CVS Beats Q4 Street Earnings Estimate As Revenues Gain

As COVID-19 continues to roil its operations, CVS Health beat a fourth-quarter analyst earnings per share estimate as retail segment revenues advanced.

For the 2020 fiscal year, company net income was $7.19 billion, or 5.47 per diluted share, versus $6.63 billion, or $5.08 per diluted share. in the 2019 annum, the company reported. Earnings adjusted for one-time events were $9.86 billion, or $7.50 per share, versus $9.24 billion, or $7.08 per share, in the year earlier.

CVS posted total revenues for the full year of $268.71 billion versus $256.78 billion in fiscal 2019. Operating income was $13.91 billion versus $11.99 billion and adjusted operating income was $16.01 billion versus $15.34 billion in the fiscal year prior.

For the fourth quarter, company net income was $975 million, or 75 cents per diluted share, versus $1.74 billion, or $1.33 per diluted share, in the 2019 period, the company stated. Adjusted earnings were $1.71 billion, or  $1.30 per share, versus $2.27 billion, or $1.73 per share, in the year-earlier period.

CVS topped a MarketBeat-published fourth quarter adjusted earnings per share analyst consensus estimate of $1.24.

CVS posted total revenues for the fourth quarter of $69.55 billion versus $66.89 billion in the 2019 period. Operating income was $2.52 billion versus $3.04 billion and adjusted operating income was $2.95 billion versus $3.77 billion in the year-prior quarter.
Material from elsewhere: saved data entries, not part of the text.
template <int KD, int KH, int KW, int KPARTS, int TF_NKS>
__global__ void __launch_bounds__(256) wgrad_tf_kernel(TfP p) {
#if defined(__HIP_DEVICE_COMPILE__)
    constexpr int NT = KD * KH * KW, NG = KD * KH;
    extern __shared__ __attribute__((aligned(16))) unsigned char smem[];
    const int tid = threadIdx.x, lane = tid & 63, wave = __builtin_amdgcn_readfirstlane(tid >> 6);
    constexpr int kparts = KPARTS, ntile = 4 / KPARTS;
    const int ntb = p.CB > 16 ? 2 : 1;
    const int tile_id = wave % ntile, part = wave / ntile;
    const int ta = tile_id / ntb, tb = tile_id % ntb;
    const int a0 = (blockIdx.x / p.bTiles) * 32, b0 = (blockIdx.x % p.bTiles) * 32;
    const int mem = p.nmem > 1 ? (int)blockIdx.z : 0;
    const bf16_t* Abase = p.A;
    if (p.nmem > 1) {
        Abase = p.Am[0];
#pragma unroll
        for (int m = 1; m < M1_MAX_SRC; ++m) if (mem == m) Abase = p.Am[m];
    }
    const int PA = p.spra * 16, PB = p.sprb * 16;
    const int stage_bytes = p.a_bytes + p.b_bytes;
    const unsigned char* zero_pg = reinterpret_cast<const unsigned char*>(m1_zero_page_w);

    constexpr unsigned OOB = 0x80000000u;
    unsigned a_vo[TF_MAX_AIT]; int a_pk[TF_MAX_AIT];
    const int nait = p.a_slots >> 8;
#pragma unroll
    for (int it = 0; it < TF_MAX_AIT; ++it) {
        const int q = it * 256 + tid;
        const int row = q / p.spra, slp = q - row * p.spra;
        const int dd = row / (p.AHt * p.AWt); const int r2 = row - dd * (p.AHt * p.AWt);
        const int hh = r2 / p.AWt, ww = r2 - hh * p.AWt;
        const int sl = p.spra == 4 ? (slp ^ (((ww >> 3) & 1) << 1)) : slp;
        a_pk[it] = dd | (hh << 8) | (ww << 16);
        a_vo[it] = (row < KD * p.AHt * p.AWt) ? (unsigned)((((dd * p.AH + hh) * p.AW + ww) * p.CA + a0 + sl * 8) * 2) : OOB;
    }
    constexpr int NBIT = (TF_NKS * 32 * 4 + 255) / 256;
    const int nbit = (p.b_slots + 255) >> 8;
    unsigned b_vo[NBIT]; int b_th[NBIT];
#pragma unroll
    for (int it = 0; it < NBIT; ++it) {
        const int q = it * 256 + tid;
        const int row = q / p.sprb, slp = q - row * p.sprb;
        const int th = row / p.KWs, tw = row - th * p.KWs;
        const int sl = p.sprb == 4 ? (slp ^ (((tw >> 3) & 1) << 1)) : slp;
        b_th[it] = th;
        b_vo[it] = q < p.b_slots ? (unsigned)(((th * p.BW + tw) * p.CB + b0 + sl * 8) * 2) : OOB;
    }

    int q_kt = blockIdx.y, q_tw, q_th, q_bd, q_n;
    { int r = q_kt; q_tw = r % p.tiles_w; r /= p.tiles_w; q_th = r % p.tiles_h; r /= p.tiles_h; q_bd = r % p.BD; q_n = r / p.BD; }
    int s_tw, s_th, s_bd, s_n;
    { int r = p.nsplit; s_tw = r % p.tiles_w; r /= p.tiles_w; s_th = r % p.tiles_h; r /= p.tiles_h; s_bd = r % p.BD; s_n = r / p.BD; }
    auto issue = [&](int st) {
        const bool live = q_kt < (int)p.ntiles;
        const int twi = q_tw, thi = q_th, bd = q_bd, n = q_n;
        q_kt += p.nsplit;
        q_tw += s_tw; int c = q_tw >= p.tiles_w; q_tw -= c ? p.tiles_w : 0;
        q_th += s_th + c; c = q_th >= p.tiles_h; q_th -= c ? p.tiles_h : 0;
        q_bd += s_bd + c; c = q_bd >= p.BD; q_bd -= c ? p.BD : 0;
        q_n += s_n + c;
        const int ad0 = bd * p.sd - p.pd, ah0 = thi * p.TH * p.sh - p.ph, aw0 = twi * p.KWs * p.sw - p.pw;
        const long long lin0 = (((long long)n * p.AD + ad0) * p.AH + ah0) * p.AW + aw0;
        const int bh0 = thi * p.TH;
        const long long blin0 = (((long long)n * p.BD + bd) * p.BH + bh0) * p.BW + twi * p.KWs;
        unsigned char* As = smem + st * stage_bytes;
        unsigned char* Bs = As + p.a_bytes;
        const __amdgpu_buffer_rsrc_t ra = __builtin_amdgcn_make_buffer_rsrc((void*)(Abase + lin0 * p.CA), 0, live ? 0x7fffffff : 0, 0x00020000);
        const __amdgpu_buffer_rsrc_t rb = __builtin_amdgcn_make_buffer_rsrc((void*)(p.B + blin0 * p.CB), 0, live ? 0x7fffffff : 0, 0x00020000);
        const bool a_inner = ad0 >= 0 && ad0 + KD - 1 < p.AD && ah0 >= 0 && ah0 + p.AHt - 1 < p.AH && aw0 >= 0 && aw0 + p.AWt - 1 < p.AW;
        if (a_inner) {
#pragma unroll
            for (int it = 0; it < TF_MAX_AIT; ++it)
                if (it < nait) __builtin_amdgcn_raw_ptr_buffer_load_lds(ra, (lptr_t)(As + (it * 256 + wave * 64) * 16), 16, a_vo[it], 0, 0, 0);
        } else {
#pragma unroll
            for (int it = 0; it < TF_MAX_AIT; ++it) {
                if (it < nait) {
                    const int pk = a_pk[it];
                    const int dd = pk & 0xff, hh = (pk >> 8) & 0xff, ww = (pk >> 16) & 0xff;
                    const bool ok = (unsigned)(ad0 + dd) < (unsigned)p.AD && (unsigned)(ah0 + hh) < (unsigned)p.AH && (unsigned)(aw0 + ww) < (unsigned)p.AW;
                    __builtin_amdgcn_raw_ptr_buffer_load_lds(ra, (lptr_t)(As + (it * 256 + wave * 64) * 16), 16, ok ? a_vo[it] : OOB, 0, 0, 0);
                }
            }
        }
        const bool b_inner = bh0 + p.TH <= p.BH;
#pragma unroll
        for (int it = 0; it < NBIT; ++it)
            if (it < nbit)
                __builtin_amdgcn_raw_ptr_buffer_load_lds(rb, (lptr_t)(Bs + (it * 256 + wave * 64) * 16), 16,
                                                         (b_inner || bh0 + b_th[it] < p.BH) ? b_vo[it] : OOB, 0, 0, 0);
    };

    const int g = lane >> 4, i = lane & 15;
    const unsigned lds0 = (unsigned)(unsigned long long)(lptr_t)smem;
    unsigned a_ad[TF_NKS][2][KW], b_ad[TF_NKS][2];
#pragma unroll
    for (int ks = 0; ks < TF_NKS; ++ks)
#pragma unroll
        for (int h = 0; h < 2; ++h) {
            const int kk = ks * 32 + 8 * g + 4 * h + (i >> 2);
            const int th = kk / p.KWs, tw = kk - th * p.KWs;
#pragma unroll
            for (int kw = 0; kw < KW; ++kw) {
                const int ww = tw * p.sw + kw;
                const int half = p.spra == 4 ? (ta ^ ((ww >> 3) & 1)) : ta;
                a_ad[ks][h][kw] = lds0 + ((th * p.sh) * p.AWt + ww) * PA + half * 32 + (i & 3) * 8;
            }
            const int halfb = p.sprb == 4 ? (tb ^ ((tw >> 3) & 1)) : tb;
            b_ad[ks][h] = lds0 + p.a_bytes + kk * PB + halfb * 32 + (i & 3) * 8;
        }
    const int grp_pitch = p.AWt * PA;

    f32x4_t acc[NT];
#pragma unroll
    for (int t = 0; t < NT; ++t) acc[t] = (f32x4_t){0.f, 0.f, 0.f, 0.f};
    const bool do_bsum = p.bsum != nullptr && a0 == 0 && ta == 0 && part == 0 && mem == 0;
    f32x4_t accb = (f32x4_t){0.f, 0.f, 0.f, 0.f};
    const bf16x8_t ones = __builtin_bit_cast(bf16x8_t, make_uint4(0x3F803F80u, 0x3F803F80u, 0x3F803F80u, 0x3F803F80u));

    const int S = p.stages;
    const int npiece = nait + nbit;
    const long long kt0 = blockIdx.y, step = p.nsplit;
    for (int s = 0; s < S - 1; ++s) issue(s);
    int st = 0;
    for (long long kt = kt0; kt < p.ntiles; kt += step) {
        wait_vm(npiece * (S - 2));
        __builtin_amdgcn_s_barrier();
        int stn = st + S - 1; if (stn >= S) stn -= S;
        issue(stn);
        const unsigned sb = (unsigned)(st * stage_bytes);
        constexpr int NU = TF_NKS * KD, CH = KH * KW;
        u32x2_t bl[2], bh[2], al[2][CH], ah[2][CH];
        auto rd_unit = [&](int u, int set) {
            const int ks = u / KD, kd = u % KD;
            if (kd == 0) { bl[ks & 1] = tr_read_asm(b_ad[ks][0] + sb); bh[ks & 1] = tr_read_asm(b_ad[ks][1] + sb); }
#pragma unroll
            for (int kh = 0; kh < KH; ++kh) {
                const unsigned ro = sb + (unsigned)((kd * p.AHt + kh) * grp_pitch);
#pragma unroll
                for (int kw = 0; kw < KW; ++kw) {
                    if (((kd * CH + kh * KW + kw) % kparts) == part) {
                        al[set][kh * KW + kw] = tr_read_asm(a_ad[ks][0][kw] + ro);
                        ah[set][kh * KW + kw] = tr_read_asm(a_ad[ks][1][kw] + ro);
                    }
                }
            }
        };
        rd_unit(0, 0);
#pragma unroll
        for (int u = 0; u < NU; ++u) {
            const int ks = u / KD, kd = u % KD, set = u & 1;
            if (kd == 0) lds_wait2(bl[ks & 1], bh[ks & 1]);
#pragma unroll
            for (int c = 0; c < CH; ++c) lds_wait2(al[set][c], ah[set][c]);
            if (u + 1 < NU) rd_unit(u + 1, set ^ 1);
            __builtin_amdgcn_sched_barrier(0);
            const bf16x8_t bfr = frag8(bl[ks & 1], bh[ks & 1]);
            if (do_bsum && kd == 0) accb = __builtin_amdgcn_mfma_f32_16x16x32_bf16(ones, bfr, accb, 0, 0, 0);
#pragma unroll
            for (int c = 0; c < CH; ++c)
                if (((kd * CH + c) % kparts) == part)
                    acc[kd * CH + c] = __builtin_amdgcn_mfma_f32_16x16x32_bf16(frag8(al[set][c], ah[set][c]), bfr, acc[kd * CH + c], 0, 0, 0);
            __builtin_amdgcn_sched_barrier(0);
        }
        if (++st == S) st = 0;
    }
    asm volatile("s_waitcnt vmcnt(0)" ::: "memory");

    float* Rx = p.Rx + (long long)mem * p.rx_mem + (long long)blockIdx.y * p.rx_stride;
    const int b = b0 + tb * 16 + i;
    if (do_bsum && g == 0 && b < p.CB) Rx[p.rx_bias + b] = accb[0];
#pragma unroll
    for (int t = 0; t < NT; ++t)
#pragma unroll
        for (int r = 0; r < 4; ++r) {
            const int a = a0 + ta * 16 + g * 4 + r;
            if ((t % kparts) == part && a < p.CA && b < p.CB) Rx[((long long)t * p.CA + a) * p.CB + b] = acc[t][r];
        }
#endif
}


struct TfFin { float* Rx; long long stride; int ncopies; float* R; int NT, CA, CB; long long RT, RSA; int a_off, b_off;
               float* bsum; long long rx_bias; int nb; int EL; int bias_serial; };
__device__ __forceinline__ void tf_fold_generic(const TfFin& f, unsigned vb, float* red) {
    const long long n = (long long)f.NT * f.CA * f.CB;
    const int e = threadIdx.x % f.EL, y = threadIdx.x / f.EL, YL = 256 / f.EL;
    const long long i = (long long)vb * f.EL + e;
    const long long idx = i;
    float* dst = nullptr;
    if (i < n) {
        const int b = (int)(i % f.CB); const long long q = i / f.CB; const int a = (int)(q % f.CA), t = (int)(q / f.CA);
        dst = f.R + (long long)t * f.RT + (long long)(a + f.a_off) * f.RSA + b + f.b_off;
    } else if (i < n + f.nb) { dst = f.bsum + (i - n) + f.b_off; }
    float s = 0.f;
    if (dst) {
#pragma unroll 8
        for (int c = y; c < f.ncopies; c += YL) s += f.Rx[(long long)c * f.stride + idx];
    }
    red[threadIdx.x] = s;
    __syncthreads();
    if (y == 0 && dst) {
        for (int q = 1; q < YL; ++q) s += red[q * f.EL + e];
        *dst += s;
    }
}
__global__ void __launch_bounds__(256) tf_finish_kernel(TfFin f) {
    __shared__ float red[256];
    tf_fold_generic(f, blockIdx.x, red);
}

__device__ __forceinline__ void tf_fold_vec(const TfFin& f, unsigned vb, unsigned nblk) {
    const long long n = (long long)f.NT * f.CA * f.CB, n4 = n >> 2;
    for (long long q = (long long)vb * 256 + threadIdx.x; q < n4; q += (long long)nblk * 256) {
        const long long i = q << 2;
        float4 s = *reinterpret_cast<const float4*>(f.Rx + i);
        for (int c = 1; c < f.ncopies; ++c) {
            const float4 v = *reinterpret_cast<const float4*>(f.Rx + (long long)c * f.stride + i);
            s.x += v.x; s.y += v.y; s.z += v.z; s.w += v.w;
        }
        const int b = (int)(i % f.CB); const long long r = i / f.CB; const int a = (int)(r % f.CA), t = (int)(r / f.CA);
        float* dst = f.R + (long long)t * f.RT + (long long)(a + f.a_off) * f.RSA + b + f.b_off;
        dst[0] += s.x; dst[1] += s.y; dst[2] += s.z; dst[3] += s.w;
    }
    if (vb == 0)
        for (int j = threadIdx.x; j < f.nb; j += 256) {
            float s = 0.f;
            for (int c = 0; c < f.ncopies; ++c) s += f.Rx[(long long)c * f.stride + n + j];
            f.bsum[j + f.b_off] += s;
        }
}
__global__ void __launch_bounds__(256) tf_finish_vec_kernel(TfFin f) { tf_fold_vec(f, blockIdx.x, gridDim.x); }

__device__ __forceinline__ void tf_fold_wide(const TfFin& f, unsigned vb, float4 (*red)[64]) {
    const long long n = (long long)f.NT * f.CA * f.CB;
    const int lane = threadIdx.x & 63, w = threadIdx.x >> 6;
    const long long i = ((long long)vb * 64 + lane) << 2;
    float4 s = make_float4(0.f, 0.f, 0.f, 0.f);
    if (i < n) {
#pragma unroll 4
        for (int c = w; c < f.ncopies; c += 4) {
            const float4 v = *reinterpret_cast<const float4*>(f.Rx + (long long)c * f.stride + i);
            s.x += v.x; s.y += v.y; s.z += v.z; s.w += v.w;
        }
    }
    red[w][lane] = s;
    __syncthreads();
    if (w == 0 && i < n) {
#pragma unroll
        for (int q = 1; q < 4; ++q) { const float4 v = red[q][lane]; s.x += v.x; s.y += v.y; s.z += v.z; s.w += v.w; }
        const int b = (int)(i % f.CB); const long long r = i / f.CB; const int a = (int)(r % f.CA), t = (int)(r / f.CA);
        float* dst = f.R + (long long)t * f.RT + (long long)(a + f.a_off) * f.RSA + b + f.b_off;
        dst[0] += s.x; dst[1] += s.y; dst[2] += s.z; dst[3] += s.w;
    }
    if (vb == 0 && f.bias_serial) {
        for (int j = threadIdx.x; j < f.nb; j += 256) {
            float sb = 0.f;
            for (int c = 0; c < f.ncopies; ++c) sb += f.Rx[(long long)c * f.stride + n + j];
            f.bsum[j + f.b_off] += sb;
        }
    } else if (vb == 0 && f.nb > 0) {
        __syncthreads();
        float* const rb = reinterpret_cast<float*>(red);
        int nbp = 1; while (nbp < f.nb && nbp < 256) nbp <<= 1;
        const int rows = 256 / nbp, j = threadIdx.x % nbp, r0 = threadIdx.x / nbp;
        for (int j0 = 0; j0 < f.nb; j0 += nbp) {
            float sb = 0.f;
            if (j0 + j < f.nb) {
#pragma unroll 4
                for (int c = r0; c < f.ncopies; c += rows) sb += f.Rx[(long long)c * f.stride + n + j0 + j];
            }
            rb[threadIdx.x] = sb;
            __syncthreads();
            if (r0 == 0 && j0 + j < f.nb) {
                for (int q = 1; q < rows; ++q) sb += rb[q * nbp + j];
                f.bsum[j0 + j + f.b_off] += sb;
            }
            __syncthreads();
        }
    }
}
__global__ void __launch_bounds__(256) tf_finish_wide_kernel(TfFin f) {
    __shared__ float4 red[4][64];
    tf_fold_wide(f, blockIdx.x, red);
}

#define TF_FOLD_MAX 24
struct TfFoldBatch { int n; int pref[TF_FOLD_MAX + 1]; int mode[TF_FOLD_MAX]; TfFin f[TF_FOLD_MAX]; };
static_assert(sizeof(TfFoldBatch) <= 3800, "fold batch must fit the kernel argument segment");
__global__ void __launch_bounds__(256) tf_finish_batch_kernel(TfFoldBatch B) {
    __shared__ float4 red[4][64];
    int j = 0;
    while (j + 1 < B.n && (int)blockIdx.x >= B.pref[j + 1]) ++j;
    const unsigned vb = blockIdx.x - B.pref[j], nblk = B.pref[j + 1] - B.pref[j];
    const TfFin& f = B.f[j];
    if (B.mode[j] == 1) tf_fold_vec(f, vb, nblk);
    else if (B.mode[j] == 2) tf_fold_wide(f, vb, red);
    else tf_fold_generic(f, vb, reinterpret_cast<float*>(red));
}

static inline bool tf_chan_ok(int c) { return c == 8 || c == 16 || (c >= 32 && c % 32 == 0); }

Retail/LTC segments total revenue for the full year was $91.2 billion versus $86.61 billion in the year before, CVS noted. Operating income was $5.64 billion versus $5.79 billion and adjusted operating income was $6.15 billion versus $6.71 billion in the year previous.

Fourth quarter Retail/LTC segment total revenues were $24.06 billion versus $22.58 billion in the year-before quarter, CVS maintained. Operating income was $1.64 billion versus $1.91 billion while adjusted operating income was $1.78 billion versus $2.03 billion in the year-previous period.

Front-store revenues, including general merchandise, decreased 1.6% for the quarter year over year primarily due to decreased customer traffic and reduced volume in cough and cold product sales largely as a result of the COVID-19 pandemic, CVS indicated. For the full annum, front store revenues increased 1.2% year over year primarily due to increases in consumer health and general merchandise sales.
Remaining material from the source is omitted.